The Shawnee Theatre usually offers a thriller among the six plays of their summer season. In past years, there has been a performance of Dracula and even one of Wolfman of Greene County. Sometimes patrons boo the villains and toss tomatoes. According to the Shawnee’s producing director Kevin Guthridge, this summer’s offering is a bit more serious.
“We’re doing Frankenstein, in R. N. Sandberg’s adaptation of the Mary Shelley classic. It still has some of the spirit of the great 1931 film with Boris Karloff, but it’s as if Sandberg reached for the subtext and then put it on stage. A key feature is the monster’s development. As in the original, he’s highly intelligent and articulate. We’re not going to have a big green creature with bolts sticking out of his neck.”

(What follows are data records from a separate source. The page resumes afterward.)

# C-H-Chien/Trifocal_Pose_Estimation_using_Improved_GPUHC

Measured on AMD Instinct MI355X. Metric: HC paths/sec (312 tracks x RANSAC samples), higher is better.
Workload: dtype f32

## Files before the change

trifocal_pose_estimation_using_improved_gpuhc_amd/_abi.py:

```python
from __future__ import annotations

import ctypes as C
import os
from collections import namedtuple

import numpy as np

PKG_DIR = os.path.dirname(os.path.abspath(__file__))
LIB_PATH = os.environ.get("HC_TRIFOCAL_LIB") or os.path.join(PKG_DIR, "lib", "libhc_trifocal.so")

ABI_VERSION = 2

NUM_VARS, NUM_PARAMS, NUM_TRACKS = 30, 33, 312
NPP = NUM_PARAMS + 1
UNIFIED_INDEX_SIZE = 38880

HC_STATUS = {0: "HC_SUCCESS", 1: "HC_ERROR_INVALID_VALUE", 2: "HC_ERROR_WORKSPACE", 3: "HC_ERROR_LAUNCH",
             4: "HC_ERROR_DEVICE", 5: "HC_ERROR_TABLE"}


class HCError(RuntimeError):
    pass


# ... 253 lines not shown
P2C_SIGNATURES = (
    Sig("hc_trifocal_2op1p_30x30_track_p2c", _ST, (_TA, C.POINTER(hcP2cArgs), *_WS), True),
    Sig("hc_trifocal_p2c_eval_batched", _ST, (_i, _p, _p, _p, _p, _p, _p, _p, _p, _p, *_WS), True),
    Sig("hc_p2c_coefficients", _ST, (_i, _p, _p, _p, _p, _p), True),
)
P2C_DECLARED_SYMBOLS = tuple(s.name for s in P2C_SIGNATURES)

_RS = C.POINTER(hcRefineSettings)
REFINE_SIGNATURES = (
    Sig("hc_trifocal_pose_refine", _ST, (_p, _i, _p, _p, _RS, _p, _p, _p), True),
    Sig("hc_trifocal_pose_refine_grouped", _ST, (_i, _p, _p, _RS, _p, _p, _p), True),
)
REFINE_DECLARED_SYMBOLS = tuple(s.name for s in REFINE_SIGNATURES)

HC_TOPK_MAX = 32
TOPK_SIGNATURES = (
    Sig("hc_trifocal_pose_topk_joint", _ST, (_i, _p, _p, _i, _p, _p), True),
    Sig("hc_trifocal_pose_topk_joint_grouped", _ST, (_i, _p, _p, _i, _p, _i, _p, _p), True),
    Sig("hc_trifocal_pose_refine_topk", _ST, (_i, _p, _i, _p, _p, _RS, _p, _p, _p, _p, _p), True),
    Sig("hc_trifocal_pose_refine_topk_grouped", _ST, (_i, _p, _i, _p, _RS, _p, _p, _p, _p, _p), True),
    Sig("hc_pose_merge_topk", None, (_i, _i, _p, _p, _p), True),
)
TOPK_DECLARED_SYMBOLS = tuple(s.name for s in TOPK_SIGNATURES)

LU_SIGNATURES = (
    Sig("hc_lu_step_level", _i, (_i,), True),
    Sig("hc_cgesv_30x30_struct_batched", _ST, (_i, _p, _p, _p, _p), True),
    Sig("hc_cgesv_30x30_variant_batched", _ST, (_i, _i, _p, _p, _p, _p), True),
)
LU_VARIANTS = ("throughput", "throughput_twin", "abort", "abort_twin", "small", "small_twin", "archived",
               "archived_twin")
LU_DECLARED_SYMBOLS = tuple(s.name for s in LU_SIGNATURES)

EVAL_SIGNATURES = (
    Sig("hc_trifocal_eval_variant_batched", _ST, (_i, _u, _i, _p, _p, _p, _p, _p, _p, _p, _p, _p, _p, *_WS), True),
)
EVAL_VARIANTS = ("packed", "abs")
HC_EVAL_REDO = 1
EVAL_DECLARED_SYMBOLS = tuple(s.name for s in EVAL_SIGNATURES)

ADAPTIVE_SIGNATURES = (
    Sig("hc_ransac_need_table", _ST, (_i, C.c_double, _i, _i, _p), True),
)
ADAPTIVE_DECLARED_SYMBOLS = tuple(s.name for s in ADAPTIVE_SIGNATURES)

_lib = None


def lib() -> C.CDLL:
    global _lib
    if _lib is None:
        if not os.path.exists(LIB_PATH):
            raise HCError(f"native library missing: {LIB_PATH} (run `python -c 'import __graft_entry__ as g; g.build()'`)")
        import torch
        L = C.CDLL(LIB_PATH)
        for s in SIGNATURES + P2C_SIGNATURES + REFINE_SIGNATURES + TOPK_SIGNATURES + LU_SIGNATURES + \
                EVAL_SIGNATURES + ADAPTIVE_SIGNATURES:
            fn = getattr(L, s.name, None)
            if fn is None:
                if s.optional:
                    continue
                raise HCError(f"{LIB_PATH} does not export {s.name}")
            fn.restype, fn.argtypes = s.restype, list(s.argtypes)
        if L.hc_trifocal_abi_version() != ABI_VERSION:
            raise HCError(f"{LIB_PATH}: ABI {L.hc_trifocal_abi_version()}, this binding expects {ABI_VERSION}")
        _lib = L
    return _lib


def check(status: int, what: str) -> None:
    if status != 0:
        detail = lib().hc_last_error_string().decode(errors="replace")
        raise HCError(f"{what} failed: {HC_STATUS.get(status, status)} ({detail})")
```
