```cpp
template <int NTH>
__device__ __forceinline__ void poly_ring_fast(const int* __restrict__ xy, long long p0, int n, const int* rb, int nrb, PolySide* stage,
                                      int* box, unsigned* bits, int H, int W, int tid, int clipW) {
  const int lane = tid & 63, wave = tid >> 6;
  constexpr int NW = NTH / 64;
  const int ntxw = W >> 5;
  if (tid == 0) { box[0] = H; box[1] = 0; box[2] = ntxw; box[3] = 0; }
  for (int pass = 0; pass < 2; ++pass) {
    for (int c0 = 0; c0 < n; c0 += POLY_CHUNK) {
      const int m = min(POLY_CHUNK, n - c0);
      if (pass == 0 || n > POLY_CHUNK) {
        __syncthreads();
        if (tid < m) {
          const int i = c0 + tid;
          int lo = 0, hi = n;
          for (int j = 0; j < nrb; ++j)
            if (i >= rb[j] && i < rb[j + 1]) { lo = rb[j]; hi = rb[j + 1]; }
          const int ip = (i == lo) ? hi - 1 : i - 1;
          const PolySide sd = poly_side(xy[2 * (p0 + ip)], xy[2 * (p0 + ip) + 1], xy[2 * (p0 + i)], xy[2 * (p0 + i) + 1], clipW, H);
          stage[tid] = sd;
          if (pass == 0 && sd.e.y0 < sd.e.y1) {
            const int ya = max(sd.e.y0, 0), yb = min(sd.e.y1, H);
            if (ya < yb) {
              const long long fa = (sd.e.x + (long long)(ya - sd.e.y0) * sd.e.dx) >> POLY_XY_SHIFT;
              const long long fb = (sd.e.x + (long long)(yb - 1 - sd.e.y0) * sd.e.dx) >> POLY_XY_SHIFT;
              const long long lo = (fa < fb ? fa : fb) + 1, hi = (fa < fb ? fb : fa) + 1;
              atomicMin(&box[0], ya); atomicMax(&box[1], yb);
              if (lo < W) atomicMin(&box[2], (int)((lo < 0 ? 0 : lo) >> 5));
              atomicMax(&box[3], (int)((hi >= W ? W - 1 : (hi < 0 ? 0 : hi)) >> 5));
            }
          }
        }
      }
      __syncthreads();
      for (int j = wave; j < m; j += NW) {
        if (pass == 1) poly_draw(stage[j], W, bits, lane);
        const int y0 = stage[j].e.y0, y1 = stage[j].e.y1;
        if (y0 >= y1) continue;
        const long long ex = stage[j].e.x, edx = stage[j].e.dx;
        const int yb = min(y1, H);
        for (int y = max(y0, 0) + lane; y < yb; y += 64) {
          const long long f = (ex + (long long)(y - y0) * edx) >> POLY_XY_SHIFT;
          if (pass == 0) {
            const long long pos = f < -1 ? 0 : f + 1;
            if (pos < W) atomicXor(&bits[y * ntxw + (int)(pos >> 5)], 1u << ((int)pos & 31));
          } else if (f >= 0 && f < W) {
            atomicOr(&bits[y * ntxw + (int)(f >> 5)], 1u << ((int)f & 31));
          }
        }
      }
    }
    if (pass == 0) {
// ... 63 lines not shown
                }
              }
            }
          }
        }
      }
      const int npairs = min(found, POLY_KEEP) >> 1;
#pragma unroll
      for (int k = 0; k < POLY_KEEP / 2; ++k) {
        if (k < npairs) {
          const long long c1 = cx[2 * k] >> POLY_XY_SHIFT, c2 = cx[2 * k + 1] >> POLY_XY_SHIFT;
          if (c1 < W && c2 >= 0) poly_fill_span(bits, W, y, (int)(c1 < 0 ? 0 : c1), (int)(c2 >= W ? W - 1 : c2));
        }
      }
      const bool more = found > POLY_KEEP;
      if (more) { lastx = cx[POLY_KEEP - 1]; lasti = ci[POLY_KEEP - 1]; }
      first = false;
      const unsigned long long any = __ballot(more);
      __syncthreads();
      if (lane == 0) flags[wave] = any != 0 ? 1u : 0u;
      __syncthreads();
      unsigned again = 0;
#pragma unroll
      for (int w = 0; w < NW; ++w) again |= flags[w];
      if (!again) break;
    }
  }
}

__device__ inline long long poly_uniform(long long v) {
  return ((long long)__builtin_amdgcn_readfirstlane((int)(v >> 32)) << 32) | (unsigned)__builtin_amdgcn_readfirstlane((int)v);
}

template <int NTH>
__device__ __forceinline__ int poly_to_bits(const int* __restrict__ xy, const long long* __restrict__ ring_off, long long r0, long long r1,
                                   PolySide* stage, unsigned* flags, unsigned* bits, int nwords, int H, int W, int tid, int clipW = 0) {
  if (clipW <= 0 || clipW > W) clipW = W;
  r0 = poly_uniform(r0); r1 = poly_uniform(r1);
  for (int i = tid; i < nwords; i += NTH) bits[i] = 0;
  int* meta = reinterpret_cast<int*>(stage + POLY_CHUNK);
  const int nr = (int)(r1 - r0);
  long long r = r0;
  if (nr >= 1 && (W & 31) == 0) {
    int joint = 1;
    if (nr >= 2 && nr <= POLY_MAX_JOINT) {
      const int lane = tid & 63, wave = tid >> 6;
      const long long pf = ring_off[r0];
      for (int j = wave; j < nr; j += NTH / 64) {
        const long long a = ring_off[r0 + j], b = ring_off[r0 + j + 1];
        int x0 = 0x7fffffff, x1 = -0x7fffffff - 1, y0 = 0x7fffffff, y1 = -0x7fffffff - 1;
        for (long long q = a + lane; q < b; q += 64) {
          const int x = xy[2 * q], y = xy[2 * q + 1];
          x0 = min(x0, x); x1 = max(x1, x); y0 = min(y0, y); y1 = max(y1, y);
        }
        x0 = wave_min_i(x0); x1 = wave_max_i(x1); y0 = wave_min_i(y0); y1 = wave_max_i(y1);
        if (lane == 0) { meta[9 + 4 * j] = x0; meta[10 + 4 * j] = x1; meta[11 + 4 * j] = y0; meta[12 + 4 * j] = y1; meta[j] = (int)(a - pf); }
      }
      if (tid == 0) meta[nr] = (int)(ring_off[r1] - pf);
      __syncthreads();
      if (tid == 0) {
        int ok = 1;
        for (int i = 0; i < nr; ++i)
          for (int j = i + 1; j < nr; ++j) {
            const bool apart = meta[10 + 4 * i] < meta[9 + 4 * j] || meta[10 + 4 * j] < meta[9 + 4 * i] ||
                               meta[12 + 4 * i] < meta[11 + 4 * j] || meta[12 + 4 * j] < meta[11 + 4 * i];
            if (!apart) ok = 0;
          }
        meta[41] = ok;
      }
      __syncthreads();
      if (meta[41]) joint = nr;
    }
    const long long p0 = poly_uniform(ring_off[r0]);
    const int n = __builtin_amdgcn_readfirstlane((int)(ring_off[r0 + joint] - p0));
    if (joint == 1) {
      if (tid == 0) { meta[0] = 0; meta[1] = n; }
      __syncthreads();
    }
    poly_ring_fast<NTH>(xy, p0, n, meta, joint, stage, reinterpret_cast<int*>(flags), bits, H, W, tid, clipW);
    r = r0 + joint;
  }
  for (; r < r1; ++r) {
    const long long p0 = poly_uniform(ring_off[r]);
    const int n = __builtin_amdgcn_readfirstlane((int)(ring_off[r + 1] - p0));
    poly_ring_general<NTH>(xy, p0, n, stage, flags, bits, H, W, tid, clipW);
  }
  __syncthreads();
  if (clipW < W) {
    const int ntxw = W >> 5, wq = clipW >> 5, per = ntxw - wq;
    const unsigned keep = (1u << (clipW & 31)) - 1u;
    for (int i = tid; i < H * per; i += NTH) {
      const int row = i / per, k = i - row * per;
      unsigned* w = bits + row * ntxw + wq + k;
      *w = k == 0 ? (*w & keep) : 0u;
    }
    __syncthreads();
  }
  int nm = 0;
  for (int i = tid; i < nwords; i += NTH) nm += __popc(bits[i]);
  return nm;
}

__device__ inline void bits_stats_256(const unsigned* bits, int H, int W, int boundary, int* rowcnt, int* red, int tid, int* out4) {
  const int lane = tid & 63, wave = tid >> 6;
  const int bc = min(boundary, W), br = min(boundary, H);
  int area = 0, edge = 0;
  for (int r = tid; r < H; r += 256) {
    int cnt = 0, e = 0;
    const unsigned base = (unsigned)r * (unsigned)W;
    for (int c0 = 0; c0 < W; c0 += 32) {
      const unsigned i = base + c0, wi = i >> 5, sh = i & 31;
      unsigned w = bits[wi] >> sh;
      if (sh && c0 + (32 - (int)sh) < W) w |= bits[wi + 1] << (32 - sh);
      const int valid = min(32, W - c0);
      if (valid < 32) w &= (1u << valid) - 1u;
      cnt += __popc(w);
      const int nlo = min(max(bc - c0, 0), 32), fhi = min(max(W - bc - c0, 0), 32);
      e += __popc(nlo >= 32 ? w : (w & ((1u << nlo) - 1u))) + __popc(fhi >= 32 ? 0u : (w & ~((1u << fhi) - 1u)));
    }
    rowcnt[r] = cnt;
    area += cnt;
    edge += e + cnt * ((r < br ? 1 : 0) + (r >= H - br ? 1 : 0));
  }
  area = wave_sum_i(area);
  edge = wave_sum_i(edge);
  if (lane == 0) { red[12 + wave] = area; red[16 + wave] = edge; }
  __syncthreads();
  int rows = 0, first = H, last = -1;
  for (int r = tid; r < H; r += 256)
    if (rowcnt[r] != 0) { rows += 1; first = min(first, r); last = max(last, r); }
  rows = wave_sum_i(rows);
// ... 13 lines not shown
```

“The story itself with Dr. Frankenstein’s obsessive madness, the tender love of his half sister, and the monster’s twisted regard for him as his father, is just full of drama. Sandberg divides the story into thirty-three scenes over the two acts. The scenes almost alternate between realistic ones and others that are kind of dream sequences.”
Frankenstein takes a lot of resources to bring to the stage. “Our production is going to be light, and sound heavy,” says Guthridge. “The lighting will do a lot to separate the real from the dreamlike. I’ll be doing the sound design and probably composing four or five pieces to help with the changes.”